Perez’s pupils were large, and he was having trouble focusing. “Hey!” he shouted at Del Rio’s gun. “I said ged out.”

I pulled the plug to the sound system out of the wall.

Del Rio said, “We’re not cops. But after we have a talk, go ahead and call them.”

The dealer grabbed a gun resting in the seat of a lounge chair and got the grip into his palm. He was bringing up the muzzle of the semiautomatic when I hit him at the knees and brought him down.

A burst of rounds went off. Blew past my ear and took out a lamp with a glass shade and a painting of a bullfighter over the mantel.

Del Rio kicked the gun out of Perez’s hand, and I rolled the dealer over and put my knee into his back with feeling. Then I cuffed him with flex ties.

When I stood up, Del Rio handed me his gun. Then he got a two-hand hold on Perez and dragged him by his white hair and the waistband of his jeans across the polished marble floors, past the indoor pool shaped like a bong, and into a high-tech stainless-steel kitchen that was actually quite nice.

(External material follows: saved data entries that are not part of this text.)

# jorgeMFS/VCFX

Hardware: NVIDIA B200
Metric: vcf_input_GB_per_s (higher is better)
Workload: dtype u8

## Files before the change

vcfx_b200/csrc/vcfx_api.cu:

```cuda
#include "vcfx_cuda.h"
#include "vcfx_kernels.cuh"

#include <algorithm>
#include <cctype>
#include <cstdio>
#include <cstdlib>
#include <sched.h>
#include <cstring>
#include <new>
#include <string>
#include <vector>

using namespace vcfx;

#ifndef VCFX_LAUNCH
#define VCFX_LAUNCH(kern, grid, block, smem, stream, arg) (kern)<<<(grid), (block), (smem), (stream)>>>(arg)
#endif

namespace {

constexpr size_t DEFAULT_CHUNK = 64u << 20;
constexpr uint32_t EVENT_CAP = 1u << 20;
constexpr int MAX_SLOTS = 8;

struct Work {
    uint32_t *tile_lines = nullptr;
    unsigned long long *tile_out = nullptr;
    unsigned long long *tile_base = nullptr;
    unsigned long long *line_base = nullptr;
    uint32_t *tail_start = nullptr, *tail_len = nullptr, *tail_off = nullptr;
    uint2 *col_scratch = nullptr;
    unsigned int *ticket = nullptr;
    uint32_t *tile_resume = nullptr;
    Rec *recs = nullptr;
    uint8_t *rec_prefix = nullptr;
    uint64_t rec_cap = 0;
    DevStats *d_stats = nullptr;
    unsigned long long *events = nullptr;
    uint32_t ev_cap = 0;
    uint8_t *ib_codes = nullptr; size_t ib_codes_cap = 0;
    IbMeta *ib_rows = nullptr; uint64_t ib_rows_cap = 0;
    uint8_t *ib_panels = nullptr; uint64_t ib_panel_cap = 0;
    unsigned long long ib_seq = 0; bool ib_first = false;
    DevStats *h_stats = nullptr;
    DevStats *h_init = nullptr;
    uint32_t tiles_cap = 0;
    cudaEvent_t ev_k0 = nullptr, ev_k1 = nullptr;
    cudaEvent_t ev_stats = nullptr;
};

struct Slot {
    char *h_in = nullptr;
    uint8_t *d_in = nullptr;
    uint8_t *d_out = nullptr;
    char *h_out = nullptr;
    cudaStream_t stream = nullptr;
    Work w;
    size_t nbytes = 0;
    size_t out_cap = 0;
    vcfx_chunk_info info = {0, 1, 0, 0};
    bool in_flight = false;
    cudaEvent_t ev_h2d = nullptr;
    cudaEvent_t ev_shared_done = nullptr;
    bool shared_pending = false;
    uint8_t *d_in_used = nullptr;
    bool d2h_issued = false;
    size_t d2h_bytes = 0;
};

}

struct vcfx_ctx {
    vcfx_cfg cfg;
    int device = 0;
    int sm_count = 0;
    int blocks_per_sm = 1;
    size_t chunk_bytes = 0, out_bytes = 0;
    uint32_t tile_bytes = 0;
    size_t line_hint = 0;
    bool line_hint_fixed = false;
    int n_slots = 0;
    Slot slots[MAX_SLOTS];
    int head = 0;
    int tail = 0;
    int n_in_flight = 0;
    int acquired_slot = -1;
    Work dev_work;
    cudaStream_t dev_stream = nullptr;
    bool dev_stream_owned = false;
    bool dev_pending = false;
    size_t dev_nbytes = 0;
    uint8_t *dev_in = nullptr, *dev_out = nullptr;
    size_t dev_out_cap = 0;
    vcfx_chunk_info dev_info = {0, 1, 0, 0};
    uint32_t n_sel = 0, max_col = 0;
    uint32_t *d_sel_col = nullptr, *d_name_off = nullptr;
    uint8_t *d_names = nullptr;
    uint4 *d_names16 = nullptr;
    uint32_t name_len = 0;
    bool ac_bulk = true;
    int ac_fmt = 0;
    bool ac_ident = false;
    bool ac_exact = false;
    bool c4_bulk = false;
    uint8_t gq_query[64] = {0}; uint32_t gq_len = 0; int gq_a = -1, gq_b = -1;
    IbState *d_ib = nullptr; double *d_ib_sum = nullptr; unsigned long long *d_ib_het = nullptr; unsigned int *d_ib_used = nullptr; uint8_t *d_ib_last = nullptr;
    cudaEvent_t ib_event = nullptr;
    bool ib_event_set = false;
    unsigned long long ib_next_seq = 0;
    bool ib_open = false;
    std::vector<uint64_t> last_events;
    uint64_t last_n_events = 0;
    std::string last_error;
};

namespace {

#define CU(call)                                                                         \
    do {                                                                                 \
        cudaError_t _e = (call);                                                         \
        if (_e != cudaSuccess) {                                                         \
            ctx->last_error = std::string(#call) + ": " + cudaGetErrorString(_e);       \
            return (_e == cudaErrorMemoryAllocation) ? VCFX_E_NOMEM : VCFX_E_CUDA;       \
        }                                                                                \
    } while (0)

typedef void (*kernel_fn)(const KParams);

#ifdef VCFX_EMU
struct HweArgs { const int32_t *c; size_t n; double *p; };
void hwe_pvalue_entry(const HweArgs a) { hwe_pvalue_kernel(a.c, a.n, a.p); }
void hwe_pvalue_launch(int grid, const int32_t *c, size_t n, double *p) { HweArgs a = {c, n, p}; emu_launch(hwe_pvalue_entry, dim3(grid), dim3(256), 0, nullptr, a); }
#else
void hwe_pvalue_launch(int grid, const int32_t *c, size_t n, double *p) { hwe_pvalue_kernel<<<grid, 256>>>(c, n, p); }
#endif

bool is_copy_op(int op) {
    return op == VCFX_OP_MISSING_DETECT || op == VCFX_OP_NONREF_FILTER || op == VCFX_OP_PHASE_CHECK || op == VCFX_OP_GENOTYPE_QUERY;
}

kernel_fn kernel_for(int op) {
    switch (op) {
    case VCFX_OP_VARIANT_COUNT: return vcfx_scan_kernel<OP_VC, 0>;
    case VCFX_OP_ALLELE_FREQ:   return vcfx_scan_kernel<OP_AF, 0>;
    case VCFX_OP_HWE:           return vcfx_scan_kernel<OP_HWE, 0>;
    case VCFX_OP_MISSING_DETECT: return vcfx_scan_kernel<OP_MD, 0>;
    case VCFX_OP_NONREF_FILTER: return vcfx_scan_kernel<OP_NR, 0>;
    case VCFX_OP_INDEX: return vcfx_scan_kernel<OP_IX, 0>;
    case VCFX_OP_PHASE_CHECK: return vcfx_scan_kernel<OP_PC, 0>;
    case VCFX_OP_INBREEDING: return vcfx_scan_kernel<OP_IB, 0>;
    case VCFX_OP_GENOTYPE_QUERY: return vcfx_scan_kernel<OP_GQ, 0>;
    case VCFX_OP_DOSAGE: return vcfx_scan_kernel<OP_DS, 0>;
    case VCFX_OP_ALLELE_COUNT:  return vcfx_scan_kernel<OP_AC, 0>;
    default: return nullptr;
    }
}
kernel_fn general_kernel_for(int op) {
    switch (op) {
    case VCFX_OP_ALLELE_FREQ: return vcfx_scan_kernel<OP_AF, 1>;
    case VCFX_OP_HWE:         return vcfx_scan_kernel<OP_HWE, 1>;
    default: return nullptr;
    }
}
kernel_fn format_kernel_for(int op, int ac_fmt = 0) {
    if (op == VCFX_OP_ALLELE_COUNT) return ac_fmt == AC_AGG ? format_rows_kernel<OP_AC> : nullptr;
    switch (op) {
    case VCFX_OP_ALLELE_FREQ: return format_rows_kernel<OP_AF>;
    case VCFX_OP_HWE:         return format_rows_kernel<OP_HWE>;
    case VCFX_OP_MISSING_DETECT: return md_copy_kernel;
    case VCFX_OP_NONREF_FILTER: return md_copy_kernel;
    case VCFX_OP_PHASE_CHECK: return md_copy_kernel;
    case VCFX_OP_GENOTYPE_QUERY: return md_copy_kernel;
    case VCFX_OP_INDEX: return format_rows_kernel<OP_IX>;
    case VCFX_OP_INBREEDING: return ib_rows_kernel;
    case VCFX_OP_DOSAGE: return ds_rows_kernel;
    default: return nullptr;
    }
}

constexpr uint32_t MIN_TILE = 32u << 10, MAX_TILE = 256u << 10;

uint32_t tile_for(const vcfx_ctx *ctx, size_t nbytes) {
    if (ctx->tile_bytes) return ctx->tile_bytes;
    size_t warps = (size_t)ctx->sm_count * ctx->blocks_per_sm * WARPS_PER_CTA;
    size_t t = nbytes / (warps * 4 + 1);
    t = (t + 511) & ~(size_t)511;
    t = std::min<size_t>(MAX_TILE, std::max<size_t>(MIN_TILE, t));
    if (ctx->line_hint) {
        size_t want = std::min<size_t>((ctx->line_hint * 8 + 511) & ~(size_t)511, (size_t)8 << 20);
        size_t room = (nbytes / (warps * 2 + 1)) & ~(size_t)511;
        t = std::max(t, std::min(want, room));
    }
    return (uint32_t)t;
}

size_t measure_line(const char *p, size_t n, size_t from) {
    size_t pos = std::min(from, n), lim = std::min(n, pos + ((size_t)1 << 20));
    for (int tries = 0; pos < lim && tries < 4096; ++tries) {
        const char *nl = static_cast<const char *>(memchr(p + pos, '\n', lim - pos));
        if (!nl) return 0;
        size_t len = (size_t)(nl - (p + pos)) + 1;
        if (p[pos] != '#' && len > 1) return len;
        pos += len;
    }
    return 0;
}

uint32_t tiles_for(const vcfx_ctx *ctx, size_t nbytes, uint32_t tile) {
    (void)ctx;
    return (uint32_t)std::max<size_t>(1, (nbytes + tile - 1) / tile);
}

int grid_for(const vcfx_ctx *ctx, uint32_t n_tiles) {
    int resident = ctx->sm_count * ctx->blocks_per_sm;
    int need = (int)((n_tiles + WARPS_PER_CTA - 1) / WARPS_PER_CTA);
    return std::max(1, std::min(resident, need));
}

uint64_t default_rec_cap(size_t nbytes) { return nbytes / 256 + 65536; }

uint64_t rec_slack(const vcfx_ctx *ctx) {
    return (uint64_t)REC_BLOCK * ctx->sm_count * ctx->blocks_per_sm * WARPS_PER_CTA + 1024;
}

void free_work(Work &w) {
    cudaFree(w.tile_lines); cudaFree(w.tile_out); cudaFree(w.tile_base); cudaFree(w.line_base);
    cudaFree(w.rec_prefix); cudaFree(w.ticket); cudaFree(w.recs); cudaFree(w.d_stats); cudaFree(w.events);
    cudaFree(w.tail_start); cudaFree(w.tail_len); cudaFree(w.tail_off); cudaFree(w.col_scratch); cudaFree(w.tile_resume);
    cudaFree(w.ib_codes); cudaFree(w.ib_rows); cudaFree(w.ib_panels);
    if (w.h_stats) cudaFreeHost(w.h_stats);
    if (w.h_init) cudaFreeHost(w.h_init);
    if (w.ev_k0) cudaEventDestroy(w.ev_k0);
    if (w.ev_k1) cudaEventDestroy(w.ev_k1);
    if (w.ev_stats) cudaEventDestroy(w.ev_stats);
    w = Work();
}

int ensure_work(vcfx_ctx *ctx, Work &w, size_t max_bytes, uint64_t min_recs = 0, uint64_t min_panel_bytes = 0) {
    uint32_t tiles = tiles_for(ctx, max_bytes, ctx->tile_bytes ? ctx->tile_bytes : MIN_TILE);
    if (!w.d_stats) {
        CU(cudaMalloc(&w.d_stats, sizeof(DevStats)));
        CU(cudaMalloc(&w.ticket, 2 * sizeof(unsigned int)));
        CU(cudaMalloc(&w.events, sizeof(unsigned long long) * EVENT_CAP));
        w.ev_cap = EVENT_CAP;
        CU(cudaMallocHost(&w.h_stats, sizeof(DevStats)));
        CU(cudaMallocHost(&w.h_init, sizeof(DevStats)));
        memset(w.h_init, 0, sizeof(DevStats)); w.h_init->first_short_key = ~0ULL;
        memset(w.h_stats, 0, sizeof(DevStats));
        CU(cudaEventCreate(&w.ev_k0));
        CU(cudaEventCreate(&w.ev_k1));
        CU(cudaEventCreateWithFlags(&w.ev_stats, cudaEventDisableTiming));
    }
    if (tiles > w.tiles_cap) {
        cudaFree(w.tile_lines); cudaFree(w.tile_out); cudaFree(w.tile_base); cudaFree(w.line_base);
        w.tile_lines = nullptr; w.tile_out = nullptr; w.tile_base = w.line_base = nullptr;
        CU(cudaMalloc(&w.tile_lines, sizeof(uint32_t) * tiles));
        CU(cudaMalloc(&w.tile_out, sizeof(unsigned long long) * tiles));
        CU(cudaMalloc(&w.tile_base, sizeof(unsigned long long) * tiles));
        CU(cudaMalloc(&w.line_base, sizeof(unsigned long long) * tiles));
        if (general_kernel_for(ctx->cfg.op)) {
            cudaFree(w.tile_resume); w.tile_resume = nullptr;
            CU(cudaMalloc(&w.tile_resume, sizeof(uint32_t) * tiles));
        }
        if (is_copy_op(ctx->cfg.op)) {
            cudaFree(w.tail_start); cudaFree(w.tail_len); cudaFree(w.tail_off);
            w.tail_start = w.tail_len = w.tail_off = nullptr;
            CU(cudaMalloc(&w.tail_start, sizeof(uint32_t) * tiles));
            CU(cudaMalloc(&w.tail_len, sizeof(uint32_t) * tiles));
            CU(cudaMalloc(&w.tail_off, sizeof(uint32_t) * tiles));
        }
        w.tiles_cap = tiles;
    }
    uint64_t recs = 0;
    if (format_kernel_for(ctx->cfg.op, ctx->ac_fmt)) recs = std::max<uint64_t>(default_rec_cap(max_bytes), min_recs);
    if (ctx->cfg.op == VCFX_OP_ALLELE_COUNT && !w.col_scratch) {
        size_t n = (size_t)ctx->sm_count * ctx->blocks_per_sm * WARPS_PER_CTA * std::max<uint32_t>(ctx->max_col, 1);
        CU(cudaMalloc(&w.col_scratch, n * sizeof(uint2)));
    }
    if (ctx->cfg.op == VCFX_OP_DOSAGE && max_bytes + VCFX_DEVICE_PAD > w.ib_codes_cap) {
        cudaFree(w.ib_codes); w.ib_codes = nullptr; w.ib_codes_cap = 0;
        CU(cudaMalloc(&w.ib_codes, max_bytes + VCFX_DEVICE_PAD));
        w.ib_codes_cap = max_bytes + VCFX_DEVICE_PAD;
    }
    if (ctx->cfg.op == VCFX_OP_INBREEDING) {
        const uint64_t want_pan = std::max<uint64_t>(max_bytes + (1u << 20), min_panel_bytes);
        if (want_pan > w.ib_panel_cap) {
            cudaFree(w.ib_panels); w.ib_panels = nullptr; w.ib_panel_cap = 0;
            CU(cudaMalloc(&w.ib_panels, want_pan));
            w.ib_panel_cap = want_pan;
        }
        if (max_bytes + VCFX_DEVICE_PAD > w.ib_codes_cap) {
            cudaFree(w.ib_codes); w.ib_codes = nullptr; w.ib_codes_cap = 0;
            CU(cudaMalloc(&w.ib_codes, max_bytes + VCFX_DEVICE_PAD));
            w.ib_codes_cap = max_bytes + VCFX_DEVICE_PAD;
        }
        if (std::max<uint64_t>(recs, w.rec_cap) > w.ib_rows_cap) {
            const uint64_t want = std::max<uint64_t>(recs, w.rec_cap);
            cudaFree(w.ib_rows); w.ib_rows = nullptr; w.ib_rows_cap = 0;
            CU(cudaMalloc(&w.ib_rows, want * sizeof(IbMeta)));
            w.ib_rows_cap = want;
        }
    }
    if (recs > w.rec_cap) {
        cudaFree(w.recs); w.recs = nullptr; w.rec_cap = 0;
        cudaFree(w.rec_prefix); w.rec_prefix = nullptr;
        CU(cudaMalloc(&w.recs, recs * sizeof(Rec)));
        if (ctx->cfg.op == VCFX_OP_ALLELE_FREQ || ctx->cfg.op == VCFX_OP_HWE) CU(cudaMalloc(&w.rec_prefix, recs * 32));
        w.rec_cap = recs;
    }
    return VCFX_OK;
}

uint64_t ib_panel_need(const vcfx_ctx *ctx, const Work &w) {
    return (uint64_t)w.h_stats->n_recs * 32u * ((ctx->n_sel + 31u) / 32u) + (1u << 20);
}

void ib_begin(vcfx_ctx *ctx, Work &w, const vcfx_chunk_info *info) {
    if (ctx->cfg.op != VCFX_OP_INBREEDING) return;
    w.ib_seq = ctx->ib_next_seq++;
    w.ib_first = !ctx->ib_open;
    ctx->ib_open = !(info ? info->is_final != 0 : true);
}
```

“Yowww-ow-owww, hey! What are you doing, yo? Cut the chit, will you?”

Del Rio hauled the dealer to his feet and shoved his face flat onto the stove, inches from the front burner.

“Why did you kill Shelby Cushman?” Rick shouted into the drug dealer’s ear.

“I don’t know no Shelby.”

Del Rio twitched the dial on the stove. Blue flames leaped.

Perez said, “You don’t know what kind of sunnabeech I am, mister.”

Del Rio said, “Ditto,” and turned up the heat. The dealer’s white hair sizzled and burned and scorched the air.

“Yowww. Turn it off, mannn. Please, turn it off.”

Del Rio grabbed Perez’s collar and lifted his head off the stove. He asked him again, “Why did you kill Shelby?”

“I didn’t kill her! She owed me a few grand. Like four. She woulda paid. She was a good lady. I liked Shelby- everybody liked Shelby.”

“Let me tell you how this game is played,” Del Rio said. “You keep lying and I’m going to put your face on the burner. Are we clear?”

Perez kicked and struggled, but he couldn’t loosen Del Rio’s grip. Del Rio dialed up the flames again. The heat singeing the fuse of Perez’s mustache definitely got his attention.

I was a second away from pulling Rick off Perez when the dealer screamed, “Listen to me. I didn’t kill her. Maybe I know who did.”

Del Rio yanked Perez upright, spun him around, and said, “Keep it real, yo. Or you go back on the hot plate.”

“I heard on the street. It was a hit man. For the Mob.”